[[ DATA SUPPLIED open ]]

#define LMC_SDWA_BYTE_OP(NAME, OP)                                                                                      \
  template <int K>                                                                                                      \
  __device__ __forceinline__ u32 NAME(u32 a, u32 b) {                                                                   \
    u32 d;                                                                                                              \
    if constexpr (K == 0) asm(OP " %0, %1, %2 dst_sel:DWORD dst_unused:UNUSED_PAD src0_sel:DWORD src1_sel:BYTE_0" : "=v"(d) : "v"(a), "v"(b)); \
    else if constexpr (K == 1) asm(OP " %0, %1, %2 dst_sel:DWORD dst_unused:UNUSED_PAD src0_sel:DWORD src1_sel:BYTE_1" : "=v"(d) : "v"(a), "v"(b)); \
    else if constexpr (K == 2) asm(OP " %0, %1, %2 dst_sel:DWORD dst_unused:UNUSED_PAD src0_sel:DWORD src1_sel:BYTE_2" : "=v"(d) : "v"(a), "v"(b)); \
    else asm(OP " %0, %1, %2 dst_sel:DWORD dst_unused:UNUSED_PAD src0_sel:DWORD src1_sel:BYTE_3" : "=v"(d) : "v"(a), "v"(b)); \
    return d;                                                                                                           \
  }
LMC_SDWA_BYTE_OP(sdwa_byte_shl, "v_lshlrev_b32_sdwa")
LMC_SDWA_BYTE_OP(sdwa_byte_add, "v_add_u32_sdwa")
LMC_SDWA_BYTE_OP(sdwa_byte_or, "v_or_b32_sdwa")

template <int NS>
__device__ __forceinline__ void counts_model_pk(const u32 (&pk)[8], bool active, u32 T, u32 (&mp)[NS / 4]) {
  if (T == LMC_COUNTS_T) {
    u32 sum = 0;
#pragma unroll
    for (int k = 0; k < NS / 4; k++) sum = __builtin_amdgcn_sad_u8(pk[k], 0u, sum);
    const u32 deficit = LMC_COUNTS_T - sum;
    const bool first = (pk[0] & 0xffu) == 255u;
#pragma unroll
    for (int k = 0; k < NS / 4; k++) mp[k] = pk[k];
    mp[0] += first ? deficit << 8 : deficit;
  } else {
    const u32 magic = lmc_counts_scale_magic_dev(T);
    u32 cum = 0, prev = 0, big = 0, first = 0;
#pragma unroll
    for (int k = 0; k < NS / 4; k++) mp[k] = 0;
    static_for<NS>([&](auto itag) {
      constexpr int i = decltype(itag)::value;
      cum += (pk[i >> 2] >> (8 * (i & 3))) & 0xffu;
      const u32 now = __umulhi(cum << 8, magic);
      u32 n = now - prev;
      prev = now;
      if (n >= LMC_COUNTS_T) { big = 1u; first = i == 0 ? 1u : 0u; n = LMC_COUNTS_T - 1u; }
      mp[i >> 2] |= n << (8 * (i & 3));
    });
    if (big) mp[0] += first ? 1u << 8 : 1u;
  }
  if (!active) mp[0] = 0x01ffu;
}
__device__ __forceinline__ void counts_table_nib_pk(const u32 (&mp)[4], u32* tabmem, int lane) {
  u32 acc = 0;
  static_for<16>([&](auto itag) {
    constexpr int i = decltype(itag)::value;
    const u32 t = sdwa_byte_shl<i & 3>(23u, mp[i >> 2]);
    tabmem[i * 64 + lane] = (acc << 1) | t;
    acc = sdwa_byte_add<i & 3>(acc, mp[i >> 2]);
  });
}
__device__ __forceinline__ void counts_table_byte_pk(const u32 (&mp)[8], u16* tab16, int lane) {
  u32 acc = 0;
  static_for<32>([&](auto itag) {
    constexpr int i = decltype(itag)::value;
    tab16[i * 64 + lane] = (u16)sdwa_byte_or<i & 3>(acc << 8, mp[i >> 2]);
    acc = sdwa_byte_add<i & 3>(acc, mp[i >> 2]);
  });
}
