class BnFinalizeEntry(C.Structure):
    _fields_ = [("stats", C.c_void_p), ("mean_invstd", C.c_void_p), ("running_mean", C.c_void_p),
                ("running_var", C.c_void_p), ("npix", C.c_int64), ("c", C.c_int32), ("momentum", C.c_float),
                ("eps", C.c_float), ("pad_", C.c_int32)]


class PackCatEntry(C.Structure):
    _fields_ = [("src", C.c_void_p), ("dst", C.c_void_p),
                ("cout", C.c_int32), ("cin", C.c_int32), ("taps", C.c_int32), ("ci_off", C.c_int32),
                ("n_rows", C.c_int32), ("rows_pad", C.c_int32), ("cols_pad", C.c_int32), ("col_off", C.c_int32),
                ("scale", C.c_float), ("row_off", C.c_int32), ("mode", C.c_int32), ("pad_", C.c_int32)]


class ChainStage(C.Structure):
    _fields_ = [("out", C.c_void_p), ("bias", C.c_void_p), ("mask", C.c_void_p), ("res1", C.c_void_p),
                ("res2", C.c_void_p),
                ("out_c", C.c_int32), ("out_coff", C.c_int32), ("mask_c", C.c_int32), ("mask_coff", C.c_int32),
                ("res1_c", C.c_int32), ("res1_coff", C.c_int32), ("res2_c", C.c_int32), ("res2_coff", C.c_int32),
                ("alpha", C.c_float), ("beta1", C.c_float), ("beta2", C.c_float), ("slope", C.c_float),
                ("mask_slope", C.c_float), ("act", C.c_int32), ("pad_", C.c_int32 * 2)]


class ChainDesc(C.Structure):
    _fields_ = [("n_total", C.c_int32), ("img0", C.c_int32), ("n", C.c_int32), ("h", C.c_int32), ("w", C.c_int32),
                ("cx", C.c_int32), ("x_coff", C.c_int32), ("n_blocks", C.c_int32), ("flip_taps", C.c_int32)]


class PackEntry(C.Structure):
    _fields_ = [
        ("src", C.c_void_p), ("dst", C.c_void_p),
        ("cout", C.c_int32), ("cin", C.c_int32), ("taps", C.c_int32),
        ("rows_pad", C.c_int32), ("cols_pad", C.c_int32), ("mode", C.c_int32),
        ("co_mul", C.c_int32), ("co_off", C.c_int32),
    ]


_P, _I, _L, _F = C.c_void_p, C.c_int32, C.c_int64, C.c_float

_SIGNATURES = {
    "b200_conv_igemm": [C.POINTER(ConvDesc), _P, _P, _P, _P, _P, _P, _P, _P],
    "b200_conv_igemm_stats": [_P, _P, _P, _P, _P, _P, _P],
    "b200_conv3x3_flat": [C.POINTER(FlatDesc), _P, _P, _P, _P, _P, _P, _P, _P, _P],
    "b200_pack_cat": [_P, _I, _I, _P],
    "b200_rdb_chain": [C.POINTER(ChainDesc), _P, _P, _P, _P, _L, _P, _P],
    "b200_rdb_chain_geometry": [_I, _I, _I, _P, _P],
    "b200_pad_copy": [_P, _I, _I, _P, _I, _I, _I, _I, _I, _I, _P],
    "b200_unpad_add": [_P, _I, _P, _I, _I, _P, _I, _I, _I, _I, _I, _P],
    "b200_conv_wgrad": [C.POINTER(WgradDesc), _P, _P, _P, _P, _P],
    "b200_wgrad_rdb_make_maps": [_P, _I, _P, _P, _P, _P, _I, _I, _I, _I],
    "b200_wgrad_rdb": [_P, _P, _I, _I, _I, _I, _I, _I, _P, _L, _P],
    "b200_colsum_multi": [_P, _I, _P],
    "b200_pack_weights": [_P, _I, _I, _P],
    "b200_conv3x3_thin_to_wide": [_P, _P, _P, _P, _I, _I, _I, _I, _I, _I, _I, _I, _P, _P, _I, _F,
                                  _P, _I, _I, _F, _P],
    "b200_conv3x3_wide_to_thin": [_P, _P, _P, _P, _I, _I, _I, _I, _I, _I, _I, _I, _P, _F, _P],
    "b200_conv3x3_thin_wgrad": [_P, _P, _P, _P, _P, _I, _I, _I, _I, _I, _I, _I, _I, _P, _P, _P],
    "b200_bn_stats_finalize": [_P, _P, _P, _P, _P, _L, _I, _F, _F, _P],
    "b200_bn_partials_finalize": [_P, _I, _P, _P, _P, _P, _L, _I, _F, _F, _P],
    "b200_bn_finalize_multi": [_P, _I, _I, _P],
    "b200_bn_apply_lrelu": [_P, _P, _P, _P, _P, _L, _I, _F, _P],
    "b200_bn_bwd_reduce": [_P, _P, _P, _P, _P, _P, _P, _P, _L, _I, _F, _P],
    "b200_bn_bwd_apply": [_P, _P, _P, _P, _P, _P, _P, _L, _I, _F, _I, _P],
    "b200_maxpool2x2": [_P, _P, _I, _I, _I, _I, _P],
    "b200_maxpool2x2_bwd": [_P, _P, _P, _I, _I, _I, _I, _P],
    "b200_sumpool2x2_mask": [_P, _P, _P, _I, _I, _I, _I, _F, _P],
    "b200_pixel_shuffle2": [_P, _P, _I, _I, _I, _I, _I, _F, _P],
    "b200_pixel_unshuffle2": [_P, _P, _I, _I, _I, _I, _P],
    "b200_l1_loss_f32": [_P, _P, _P, _P, _L, _F, _P],
    "b200_l1_loss_bf16": [_P, _P, _P, _P, _L, _F, _P],
    "b200_lrelu_mask_mul": [_P, _P, _P, _L, _F, _P],
    "b200_nchw_f32_to_nhwc_bf16": [_P, _P, _I, _I, _I, _I, _I, _I, _P],
    "b200_nhwc_bf16_to_nchw_f32": [_P, _P, _I, _I, _I, _I, _I, _I, _P],
}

[[ DATA SUPPLIED closed ]]

WHAT IS NEEDED
Print the lines above, unchanged, from the start of the records to the line with "else if constexpr (K == 1)", including that final line.

EXERCISE RESPONSE
#define LMC_SDWA_BYTE_OP(NAME, OP)                                                                                      \
  template <int K>                                                                                                      \
  __device__ __forceinline__ u32 NAME(u32 a, u32 b) {                                                                   \
    u32 d;                                                                                                              \
    if constexpr (K == 0) asm(OP " %0, %1, %2 dst_sel:DWORD dst_unused:UNUSED_PAD src0_sel:DWORD src1_sel:BYTE_0" : "=v"(d) : "v"(a), "v"(b)); \
    else if constexpr (K == 1) asm(OP " %0, %1, %2 dst_sel:DWORD dst_unused:UNUSED_PAD src0_sel:DWORD src1_sel:BYTE_1" : "=v"(d) : "v"(a), "v"(b)); \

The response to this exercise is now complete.